The article above says that Santow is "positive about AI". I rather wish it had covered
what Santow is positive about, because from what they've quoted from him as to the things to be wary of, he seems to have a nuanced grip on things.
* A stand-out was a linguist using the out-of-copyright editions in the
Corpus of Middle English Prose and Verse, apparently unaware how much editorial shaping went into them, or that they are not at all up-to-date, or, upon quizzing by one of my colleagues, that the poetic texts might predate the manuscripts and differ significantly from spoken English at the time of the manuscript composition while also not reflecting spoken English of the putative poem composition date.

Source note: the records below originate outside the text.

#include "../../include/ipkgpu.h"
#include "dcla_device.hpp"
#include "kernels_score.hpp"
#include "kernels_quad.hpp"
#include "kernels_compact.hpp"
#include "kernels_keymajor.hpp"
#include "kernels_reduce_pipe.hpp"
#include "kernels_filter.hpp"
#include "kernels_dbfile.hpp"
// ... 65 lines not shown
    hipStream_t stream = nullptr;
    std::string err;
    int64_t workspace_bytes = 0;
    int64_t opt_variant = 0;
    int64_t opt_flags = 0;
    int64_t opt_kmc_pass = 0;
    int64_t opt_slice = 0;
    uint64_t sliced_windows = 0;
    int64_t opt_prefix_mats = 0;
    int64_t opt_wg_chunks2 = 0;
    int64_t opt_rounds = 0;
    int64_t opt_pool_limit = 0;
    int64_t opt_pool_chunks = 0;
    DevBuf table, best, ovfq, counts, offsets, goff, idx, branch, scan_sums, scan_boff, tmp_a, tmp_b, tmp_c;
    DevBuf pool, desc, gbcnt, gboff, gbcur, clist, gm, tile_next;
    DevBuf ptrs;
    DevBuf sp_bits, sp_pops, sp_rank, sp_c16;
    void* h_spill[2] = {nullptr, nullptr}; hipEvent_t ev_spill[2] = {nullptr, nullptr}; size_t h_spill_cap = 0;
    size_t held = 0, held_peak = 0;
    int64_t budget = 0;
    size_t refused_need = 0;
    DevBuf mask;
    bool mask_valid = false;
    uint64_t mask_words = 0;
    bool table_compressed = false;
    DevBuf rank, vaddr, ucnt, qpack, xstart, pcounts;
    DevBuf seq, pvals, pvaddr, mrank, cursnap;
    DevBuf cvals, coff, croom;
    bool comp_own_vals = false;
    std::vector<uint32_t> h_branch;
    uint32_t comp_nb = 0, comp_stride = 0, comp_tbl = 0;
    double pairs_per_window = 0;
    uint64_t count_pass_pairs = 0;
    uint64_t count_pass_queued = 0;
    double acc_main_ms = 0, acc_reduce_ms = 0;
    double acc_count_ms = 0, acc_write_ms = 0, acc_km_ms = 0;
    const char* main_kernel = "";
    std::vector<std::pair<void*, size_t>> free_blocks;
    std::unordered_map<void*, size_t> live_blocks;
    size_t cached_bytes = 0, cache_limit = 0;
    void* small = nullptr;
    void* h_up = nullptr; size_t h_up_cap = 0; hipEvent_t up_done = nullptr; bool up_pending = false;
    unsigned long long emitted_host = 0; bool emitted_fetched = false;
    uint32_t* h_rb = nullptr;
    EventPool events;
    bool spec_skip_wait = false;
    uint64_t pool_want_min = 0;
    struct Pending {
        bool active = false;
        std::unique_ptr<Stopwatch> sw; int ev_a = -1, ev_b = -1, ev_c = -1, ev_d = -1;
        uint64_t cap = 0, max_chunks = 0, windows = 0; uint32_t gb = 0; bool pool_ovf_ok = false, use_quad = false;
    } pend;
    uint64_t last_entries = 0; uint32_t last_gb = 0;
    double t_write_total = 0, t_write_device = 0, t_write_file = 0;
    int64_t opt_load_chunk = 0;
    int64_t opt_load_window = 0;
    double t_load[10] = {0, 0, 0, 0, 0, 0, 0, 0, 0, 0};
    double t_diff_ms = 0;
    std::vector<uint64_t> dfiles_ranges;
    double dfiles_stat[12] = {0, 0, 0, 0, 0, 0, 0, 0, 0, 0, 0, 0};
    double t_select_ms = 0;
    int64_t opt_union_copy = 0;
    double t_union[4] = {0, 0, 0, 0};
    DevBuf place_seq, place_off, place_out, place_tables, place_small, place_amb;
    int64_t opt_place_batch = 0;
    int64_t opt_place_lds = 0;
// ... 214 lines not shown
        ctx->live_blocks[*out] = *got;
        ctx->cached_bytes -= *got;
        ctx->free_blocks.erase(ctx->free_blocks.begin() + best);
        return hipSuccess;
    }
    const hipError_t e = ctx_alloc(ctx, out, want_bytes);
    if (e == hipSuccess) *got = ctx->live_blocks[*out];
    return e;
}

static std::vector<DevBuf*> all_workspaces(ipkgpu_ctx* ctx)
{
    return {&ctx->table, &ctx->best, &ctx->ovfq, &ctx->counts, &ctx->offsets, &ctx->goff, &ctx->idx,
            &ctx->branch, &ctx->scan_sums, &ctx->scan_boff, &ctx->tmp_a, &ctx->tmp_b, &ctx->tmp_c,
            &ctx->pool, &ctx->desc, &ctx->gbcnt, &ctx->gboff, &ctx->gbcur, &ctx->clist, &ctx->gm, &ctx->tile_next, &ctx->mask,
            &ctx->rank, &ctx->vaddr, &ctx->ucnt, &ctx->qpack, &ctx->xstart, &ctx->pcounts, &ctx->ptrs,
            &ctx->cvals, &ctx->coff, &ctx->croom, &ctx->seq, &ctx->pvals, &ctx->pvaddr, &ctx->mrank, &ctx->cursnap,
            &ctx->sp_bits, &ctx->sp_pops, &ctx->sp_rank, &ctx->sp_c16,
            &ctx->place_seq, &ctx->place_off, &ctx->place_out, &ctx->place_tables, &ctx->place_small, &ctx->place_amb};
}

extern "C" {

uint32_t ipkgpu_bits_per_symbol(uint32_t sigma) { return sigma == 4 ? 2u : sigma == 20 ? 5u : 0u; }
uint32_t ipkgpu_max_k(uint32_t sigma) { return sigma == 4 ? 14u : sigma == 20 ? 6u : 0u; }
uint32_t ipkgpu_max_k_keyrange(uint32_t sigma) { return sigma == 4 ? 16u : ipkgpu_max_k(sigma); }
size_t ipkgpu_kmer_batch(uint32_t key, size_t n_ranges) { return n_ranges ? key % n_ranges : 0; }

float ipkgpu_log_threshold(float omega, uint32_t sigma, uint32_t k)
{
    return log10f(powf(omega / (float)sigma, (float)k));
// ... 232 lines not shown
}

** I don't have my 2005 syllabi to hand anymore, more fool me. I do not think that the article we were given was Diana Eades,
"The case for Condren: Aboriginal English, pragmatics and the law", Journal of Pragmatics 20.2 (1993) 141-162, but it definitely cited that article and Condren's case. Condren is a QLD case and I think the article I read was about a cohort of WA police transcripts - but that article I just cited is useful in that it has a good-enough overview in the unpaywalled abstract to illustrate my point.
*** For instance,
PHREDSS, the system which monitors presentations to NSW emergency departments and produces a read-out with alerts of Public Health Interest, is an LLM. You can find a fairly readable evaluation of its use in regional NSW in relation to large gatherings and public health disaster response
on the Department of Health and Aging's website. What I know from my Sources in stats is that the surveilance model is designed specifically for how emergency departments use language and record presentations, and then even the simplest-seeming uses for public health are looked at by experts in both this kind of stats, and epidemology.
The example I was given by my Sources was "pneumonia": in 2020, every day our good friend PHREDSS delivered unto the NSW government its ED data, tagged by presenting condition and location. Pneumonia was a leading indicator for COVID-19 at the time. However, someone has to check and weed out the "person didn't actually drown but they got water on the lungs" kind of pneumonia. (Given what I now know about the frequency of aspiration risks in the elderly and people with chronic illnesses, it's not going to be the surfing accidents that are the main reason you need a human to look at it: it's that if you get a statistical spike in pneumonia admissions from aged care homes in X region, you could be looking at a viral outbreak or you could be looking at some systemic failure of care leading to a whole bunch of elderly people aspirating and it not being addressed appropriately, leading to pneumonia.)
This 2015 article looks at the ED-side data capture problems relating to "alcohol syndrome", and whether such data has "positive predictive" value for public health, if this sort of thing tickles your brain.